When systemd is /sbin/init, it owns all subprocess' file handles already, so there's no need to close(0), time, open(0) with gdb.

Without having to logship (copy buffers that are flushed and/or have newline characters in the stream) to a network or local Arrow database files and or SQLite vtables,

journalctl (journald) supports pattern matching with: -t syslogidentifier, -u unit; and -g grepexpr of the MESSAGE= field:

  journalctl -u <TAB>
  journalctl -u init.scope --reverse
  journalctl -u unit.scope -g "Reached target"  # and then "/sleep" to search and highlight with less
  
  journalctl -u auditd.service

  # this is slow because it's a full table scan, because
  # journald does not index the logfiles;
  # and -g/--grep is case insensitive if the query is all lowercase:
  journalctl -g avc --reverse
  journalctl -g AVC --reverse

  # this is faster:
  journalctl -t audit -g AVC -r

  # this is still faster,
  # because it only searches the current boot:
  journalctl -b 0 -t audit -g AVC

  # these are equivalent:
  journalctl -b 0 --dmesg -t kernel
  journalctl -k

  # 
  journalctl -b 0 --user | grep -i -C "xyz123"
There is a GNOME Logs viewer that has 'All' and a few mutually exclusive filter/reports in a side pane, and a search expression field to narrow a filter/report like All or Important.

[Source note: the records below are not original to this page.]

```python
def _n_freqs(emb):
    n = getattr(emb, "N_freqs", None)
    if n is None:
        raise RuntimeError("embeddings must expose N_freqs (Embedding modules)")
# ... 42 lines not shown
        for mdl in models.values():
            if (n_fx, n_fd) != (getattr(mdl, "n_freqs_xyz", 10), getattr(mdl, "n_freqs_dir", 4)):
                raise NotImplementedError(f"embeddings Embedding({n_fx}) / Embedding({n_fd}) do not match the model's "
                                          f"{getattr(mdl, 'in_channels_xyz', 63)} / {getattr(mdl, 'in_channels_dir', 27)} input channels")
        n_fd = 4
    f = lambda *s: torch.empty(*s, dtype=torch.float32, device=dev)

    train = torch.is_grad_enabled() and (rays.requires_grad or any(
        q.requires_grad for mdl in models.values() for q in params_of(mdl)))
    n_live = kwargs.get("_n_live")
    if n_live is not None and (not train or test_time):
        raise NotImplementedError("_n_live (device-side ray count) is a feature of the training path")

    comp_detach, cut_heads, keep_mirror = 0, 0, None
    if train:
        if kwargs.get("detach_density_for_mask_loss", False):
            comp_detach |= _lib.MNRF_DETACH_W_MASK
            cut_heads |= _lib.MNRF_CUT_MIRROR_HEAD
        elif kwargs.get("detach_density_outside_mirror_for_mask_loss", False) and kwargs.get("mirror_mask") is not None:
            mm = kwargs["mirror_mask"]
            gv = kwargs.get("_gt_valid")
            if (gv if gv is not None else not bool((mm < 0).any().item())):
                if mm.shape[0] != N or kwargs.get("_compacted"):
                    raise IndexError(f"detach_density_outside_mirror_for_mask_loss: mirror_mask has {mm.shape[0]} entries "
                                     f"for {N} rays (compacted reflected rays: use only_trace_rays_in_mirrors=False)")
                keep_mirror = mm.bool().float().contiguous()
        if kwargs.get("detach_density_for_normal_loss", False):
            comp_detach |= _lib.MNRF_DETACH_W_NORMAL
            cut_heads |= _lib.MNRF_CUT_NORMAL_HEAD

    fan = bool(train and not test_time and not hashgrid and N and N_samples >= 3 and "view_dir" not in kwargs and rays.shape[1] == 8)
    view = kwargs.get("view_dir", rays[:, 3:6])
    if fan:
        dir_emb = None
    elif hashgrid:
        dir_emb = view.float().contiguous()
    else:
        dir_emb = EmbedFn.apply(view, n_fd, n_live) if (train and view.requires_grad) else _embed(view.detach(), n_fd, n_live)

    z_steps = kwargs.get("_z_steps")
    z_steps = _linspace01(N_samples, dev) if z_steps is None else z_steps.float().contiguous()
    S_fine = N_samples + N_importance
    two_pass = train and N and N_importance > 0 and not kwargs.get("only_one_field", False) and kwargs.get("_z_fine") is None
    pool_u = pool_n = None
    share, box = kwargs.get("_rng_share") or (1, None)

    def pooled(kind, need, make):
        have = box.get(kind) if box is not None else None
        if have is None or have.numel() < need:
            have = make(need * (share if box is not None else 1))
        if box is not None:
            box[kind] = have[need:]
        return have[:need]
    if two_pass and perturb > 0 and kwargs.get("_perturb_rand") is None and kwargs.get("_u") is None:
        pool_u = pooled("u", N * (N_samples + N_importance), lambda k: torch.rand(k, device=dev))
    auto_noise = {}
    if two_pass and noise_std != 0 and kwargs.get("_noise_coarse") is None and kwargs.get("_noise_fine") is None:
        pool_n = pooled("n", N * (N_samples + S_fine), lambda k: torch.randn(k, device=dev))
        if noise_std != 1:
            pool_n = pool_n * noise_std
        auto_noise = {"_noise_coarse": pool_n[:N * N_samples].view(N, N_samples), "_noise_fine": pool_n[N * N_samples:].view(N, S_fine)}
    prand = None
    if perturb > 0:
        prand = kwargs.get("_perturb_rand")
        if prand is None:
            prand = pool_u[:N * N_samples].view(N, N_samples) if pool_u is not None else torch.rand(N, N_samples, device=dev)
        else:
            prand = prand.float().contiguous()
    per_pass = {}
    if fan:
        from .autograd import RayFanFn
        r_cf, r_ff, r_cc, r_fc, de_c, de_f, z_vals = RayFanFn.apply(rays, n_fd, z_steps, N_samples, bool(use_disp), float(perturb),
                                                                   prand, n_live)
        per_pass = {"_noise_coarse": (r_fc, r_cc, de_c), "_noise_fine": (r_ff, r_cf, de_f)}
    else:
        z_vals = f(N, N_samples)
        if N:
            _lib.check(L.mnrf_sample_coarse_n(p(rays), N, p(z_steps), N_samples, int(bool(use_disp)), float(perturb),
                                              p(prand), p(z_vals), p(n_live), _lib.stream()), "mnrf_sample_coarse")

    has_fine = "fine" in models
    results = {}

    def inference_fused(model, typ, z):
        from . import mirror_nerf as _mn
        from .weights import folded_of
        if _mn.precision_of(model) != "split" or z.shape[1] != L.mnrf_fused_samples_per_ray():
            return False
        rgb_depth = bool(kwargs.get("_rgb_depth_only"))
        has_m = not rgb_depth and getattr(model, "predict_mirror_mask", True)
        has_n = not rgb_depth and getattr(model, "predict_normal", True)
        opacity, rgb_map, depth = f(N), f(N, 3), f(N)
        xs = None if rgb_depth else f(N, 3)
        mask = f(N) if has_m else None
        sn = f(N, 3) if has_n else None
        flags = (_lib.MNRF_FUSED_WHITE_BACK if white_back else 0) | (_lib.MNRF_FUSED_RGB_DEPTH if rgb_depth else 0)
        if _mn.LAUNCH_LOG is not None:
            e0, e1 = torch.cuda.Event(enable_timing=True), torch.cuda.Event(enable_timing=True)
            e0.record()
        rc = L.mnrf_field_composite_fused(p(folded_of(model)), N, p(rays), p(z), p(dir_emb), dir_emb.shape[1], flags,
                                          None, p(opacity), p(rgb_map), p(depth), p(mask), p(sn), p(xs), _lib.stream())
        if rc == _lib.MNRF_ERR_UNSUPPORTED:
            return False
        _lib.check(rc, "mnrf_field_composite_fused")
        if _mn.LAUNCH_LOG is not None:
            e1.record()
            _mn.LAUNCH_LOG.append((_lib.MNRF_SPLIT_F16 | 0x2000 | (0x4000 if rgb_depth else 0), N * z.shape[1], e0, e1))
        results[f"opacity_{typ}"] = opacity
        results[f"z_vals_{typ}"] = z
        results[f"rgb_{typ}"] = rgb_map
        results[f"depth_{typ}"] = depth
        if has_m:
            results[f"mirror_mask_{typ}"] = mask
        if has_n:
            results[f"surface_normal_{typ}"] = sn
        if xs is not None:
            results[f"_x_surface_{typ}"] = xs
        return True

    def inference(model, typ, z, noise_key):
        S = z.shape[1]
        sigma_only = typ == "coarse" and test_time and has_fine
        B = N * S
        if train and not sigma_only and N:
            return inference_train(model, typ, z, noise_key)
        if (kwargs.get("_maps_only") and test_time and not sigma_only and N and not hashgrid and not compute_normal
                and noise_std == 0 and kwargs.get(noise_key) is None and inference_fused(model, typ, z)):
            return
        if N and hashgrid:
            o = model.field(B, rays=rays, z_vals=z, spr=S, dirs=dir_emb, sigma_only=sigma_only,
                            grad_normal=compute_normal and not sigma_only)
        elif N:
            o = field_forward(model, B, rays=rays, z_vals=z, spr=S, dir_emb=dir_emb, dir_stride=dir_emb.shape[1],
                              sigma_only=sigma_only, grad_normal=compute_normal and not sigma_only)
        else:
            o = {"sigma": f(0)}
            if not sigma_only:
                o["rgb"] = f(0, 3)
                if getattr(model, "predict_normal", True):
                    o["pred_normal"] = f(0, 3)
                if getattr(model, "predict_mirror_mask", True):
                    o["is_mirror"] = f(0)
                if compute_normal:
                    o["normal"] = f(0, 3)
        noise = kwargs.get(noise_key)
        if noise is not None:
            noise = (noise.float() * noise_std).contiguous()
        elif noise_std != 0:
            noise = torch.randn(N, S, device=dev)
            if noise_std != 1:
                noise = noise * noise_std
        weights, opacity = f(N, S), f(N)
        full = not sigma_only
        has_m, has_n = full and "is_mirror" in o, full and "pred_normal" in o
        rgb_map = f(N, 3) if full else None
        depth = f(N) if full else None
        mask = f(N) if has_m else None
        sn = f(N, 3) if has_n else None
        sng = f(N, 3) if (full and compute_normal) else None
        nd = f(N) if (has_n and compute_normal) else None
        xs = f(N, 3) if full else None
        if N:
            _lib.check(L.mnrf_composite(
                p(rays), N, S, p(o["sigma"]), p(z), p(noise), p(o.get("rgb")), p(o.get("is_mirror")),
                p(o.get("pred_normal")), p(o.get("normal")) if full else None, int(bool(white_back)),
                p(weights), p(opacity), p(rgb_map), p(depth), p(mask), p(sn), p(sng), p(nd), p(xs),
                _lib.stream()), "mnrf_composite")
        results[f"weights_{typ}"] = weights
        results[f"opacity_{typ}"] = opacity
        results[f"z_vals_{typ}"] = z
        if sigma_only:
            return
        results[f"rgb_{typ}"] = rgb_map
        results[f"depth_{typ}"] = depth
        if has_m:
            results[f"mirror_mask_{typ}"] = mask
        if compute_normal:
            results[f"normal_{typ}"] = o["normal"].view(N, S, 3)
            results[f"surface_normal_grad_{typ}"] = sng
        if has_n:
            results[f"pred_normal_{typ}"] = o["pred_normal"].view(N, S, 3)
            results[f"surface_normal_{typ}"] = sn
        if compute_normal and has_n:
            results[f"normal_dif_{typ}"] = nd
        results[f"_x_surface_{typ}"] = xs

    def inference_train(model, typ, z, noise_key):
        S = z.shape[1]
        rays_f, rays_c, dir_emb_p = per_pass.get(noise_key, (rays, rays, dir_emb))
        if hashgrid:
            from .mirror_nerf_tcnn import TcnnFieldFn
            want = bool(compute_normal)
            if cut_heads or keep_mirror is not None or n_live is not None:
                want = (want, cut_heads, keep_mirror, n_live)
            sigma, rgb, pn, mir, normal, _geo = TcnnFieldFn.apply(model, S, None, rays, z, dir_emb, want,
                                                                  model.encoder.embeddings, *model.mlp_params())
        else:
            want = bool(compute_normal)
            if cut_heads or keep_mirror is not None or n_live is not None:
                want = (want, cut_heads, keep_mirror, n_live)
            sigma, rgb, pn, mir, normal = FieldFn.apply(model, S, None, rays_f, z, dir_emb_p, want, *params_of(model))
        noise = kwargs.get(noise_key)
        if noise is not None:
            noise = (noise.float() * noise_std).contiguous()
        elif noise_key in auto_noise and auto_noise[noise_key].shape == (N, S):
            noise = auto_noise[noise_key]
        elif noise_std != 0:
            noise = torch.randn(N, S, device=dev)
            if noise_std != 1:
                noise = noise * noise_std
# ... 80 lines not shown
```

Measured before the change: 1.905 million.

## Add blended-level fused composite that decides per ray from mirror weight

Adds a fused field+composite mode for intermediate recursion levels. The mirror head is evaluated first and its composited mask decides per ray; colour GEMM work is skipped (fill pointer jumps) for rays that do not need it. Mirror-head weights are folded into a new packed region, and the sample weights are kept in LDS so the final composite can reuse them. On the host side the mirror fraction is tracked per level, and the mode is enabled automatically above a break-even fraction. This adds complexity, an extra host sync for counting, and a heuristic threshold.

```diff
diff --git a/include/mnrf.h b/include/mnrf.h
--- a/include/mnrf.h
+++ b/include/mnrf.h
@@ -175,11 +175,16 @@
 
 #define MNRF_FUSED_WHITE_BACK 1u
 #define MNRF_FUSED_RGB_DEPTH 2u
+#define MNRF_FUSED_BLENDED_LEVEL 8u
 int mnrf_fused_samples_per_ray(void);
 int mnrf_field_composite_fused(float* packed, int64_t n_rays, const float* rays, const float* z_vals,
                                const float* dir_emb, int64_t dir_stride, int flags,
                                float* weights, float* opacity, float* rgb_map, float* depth, float* mirror_mask,
                                float* surf_normal, float* x_surface, void* stream);
+int mnrf_field_composite_fused_pn(float* packed, int64_t n_rays, const float* rays, const float* z_vals,
+                                  const float* dir_emb, int64_t dir_stride, int flags,
+                                  float* weights, float* opacity, float* rgb_map, float* depth, float* mirror_mask,
+                                  float* surf_normal, float* x_surface, float* pred_normal, void* stream);
 
 #define MNRF_TRAIN_PLANES 256u
 #define MNRF_PLANES_Y_HALF 0x100000u
diff --git a/mirror_nerf_amd/csrc/mnrf_composite.inc b/mirror_nerf_amd/csrc/mnrf_composite.inc
--- a/mirror_nerf_amd/csrc/mnrf_composite.inc
+++ b/mirror_nerf_amd/csrc/mnrf_composite.inc
@@ -7,6 +7,49 @@
 };
 
 template <class Src>
+__device__ __forceinline__ float composite_weight(const Src& src, int S, int s, bool in, int lane, float& carry, float& zv) {
+    float alpha = 0.f;
+    zv = 0.f;
+    if (in) {
+        zv = src.z(s);
+        const float delta = s + 1 < S ? src.z(s + 1) - zv : 1e10f;
+        float sv = src.sigma(s);
+        if (src.has_noise()) sv = sv + src.noise(s);
+        alpha = 1.f - expf(-delta * fmaxf(sv, 0.f));
+    }
+    const float t = in ? (1.f - alpha) + 1e-10f : 1.f;
+    float incl = t;
+#pragma unroll
+    for (int o = 1; o < 64; o <<= 1) {
+        const float up = __shfl_up(incl, o);
+        if (lane >= o) incl *= up;
+    }
+    float excl = __shfl_up(incl, 1);
+    if (lane == 0) excl = 1.f;
+    const float w = alpha * (carry * excl);
+    carry = carry * __shfl(incl, 63);
+    return w;
+}
+
+template <class Src>
+__device__ __forceinline__ float composite_mirror_value(const Src& src, int S, int lane, float* w_keep) {
+    float carry = 1.f;
+    float a_m = 0.f;
+#pragma unroll
+    for (int base = 0; base < S; base += 64) {
+        const int s = base + lane;
+        const bool in = s < S;
+        float zv;
+        const float w = composite_weight(src, S, s, in, lane, carry, zv);
+        if (in) {
+            if (w_keep) w_keep[s] = w;
+            a_m += w * src.mirror(s);
+        }
+    }
+    return wave_sum(a_m);
+}
+
+template <class Src>
 __device__ __forceinline__ void composite_ray(const Src& src, int S, int lane, long long ray, const CompMaps& A) {
     float carry = 1.f;
     float a_op = 0.f, a_d = 0.f, a_m = 0.f, a_nd = 0.f;
@@ -14,25 +57,13 @@
     for (int base = 0; base < S; base += 64) {
         const int s = base + lane;
         const bool in = s < S;
-        float alpha = 0.f, zv = 0.f;
-        if (in) {
-            zv = src.z(s);
-            const float delta = s + 1 < S ? src.z(s + 1) - zv : 1e10f;
-            float sv = src.sigma(s);
-            if (src.has_noise()) sv = sv + src.noise(s);
-            alpha = 1.f - expf(-delta * fmaxf(sv, 0.f));
+        float zv, w;
+        if (src.has_w()) {
+            zv = in ? src.z(s) : 0.f;
+            w = in ? src.w(s) : 0.f;
+        } else {
+            w = composite_weight(src, S, s, in, lane, carry, zv);
         }
-        const float t = in ? (1.f - alpha) + 1e-10f : 1.f;
-        float incl = t;
-#pragma unroll
-        for (int o = 1; o < 64; o <<= 1) {
-            const float up = __shfl_up(incl, o);
-            if (lane >= o) incl *= up;
-        }
-        float excl = __shfl_up(incl, 1);
-        if (lane == 0) excl = 1.f;
-        const float w = alpha * (carry * excl);
-        carry = carry * __shfl(incl, 63);
         if (in) {
             if (A.weights) A.weights[s] = w;
             a_op += w;
diff --git a/mirror_nerf_amd/csrc/mnrf_field.hip b/mirror_nerf_amd/csrc/mnrf_field.hip
--- a/mirror_nerf_amd/csrc/mnrf_field.hip
+++ b/mirror_nerf_amd/csrc/mnrf_field.hip
@@ -1,5 +1,6 @@
 #include <hip/hip_runtime.h>
 #include <stdint.h>
+#include <stdio.h>
 #include <stdlib.h>
 
 #include "mnrf_layout.h"
@@ -181,29 +182,53 @@
 
 extern "C" int mnrf_fused_samples_per_ray(void) { return split48_ray_samples(); }
 
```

There is a Grafana Loki Docker Driver that logships from all containers visible on that DOCKER_HOST docker socket to Grafana for querying with Loki: https://grafana.com/docs/loki/latest/send-data/docker-driver...

Podman with Systemd doesn't need the Grafana Docker Driver (or other logshippers like logstash, loggly, or fluentd) because systemd spawns containers and optionally pipes their stdout/stderr logs to journald.

Influx has Telegraf, InfluxDB, Chronograf, and Kapacitor. Chronograf is their WebUI which provides a query interface for configurable chart dashboards and InfluxQL.

Grafana supports SQL, PromQL, InfluxQL, and LogQL.

Graylog2 also indexes logfiles.

But you can't query stdout and stderr you or /sbin/init haven't logged to a file.

I use LogQL a fair amount. Often times even just negative filtering is quite useful.

I do a fair amount of tracking down of issues with LogQL. Looking for logs specific to a customer support ticket. Filtering for logs by a traceId for distributed traces.

I have serious doubts this new UI is something I will care about at all.

The explore ui for setting labels is atrocious and painful, and I'd rather just give me the text input for LogQL*

*: Please FFS someone fix the Ctrl+f creating a vscode like find dialog that only finds inside the text input. I never want to do a find specifically isolated to my LogQL

> Please FFS someone fix the Ctrl+f creating a vscode like find dialog that only finds inside the text input. I never want to do a find specifically isolated to my LogQL

Quick update: that has been fixed and will be available in Grafana 11.1.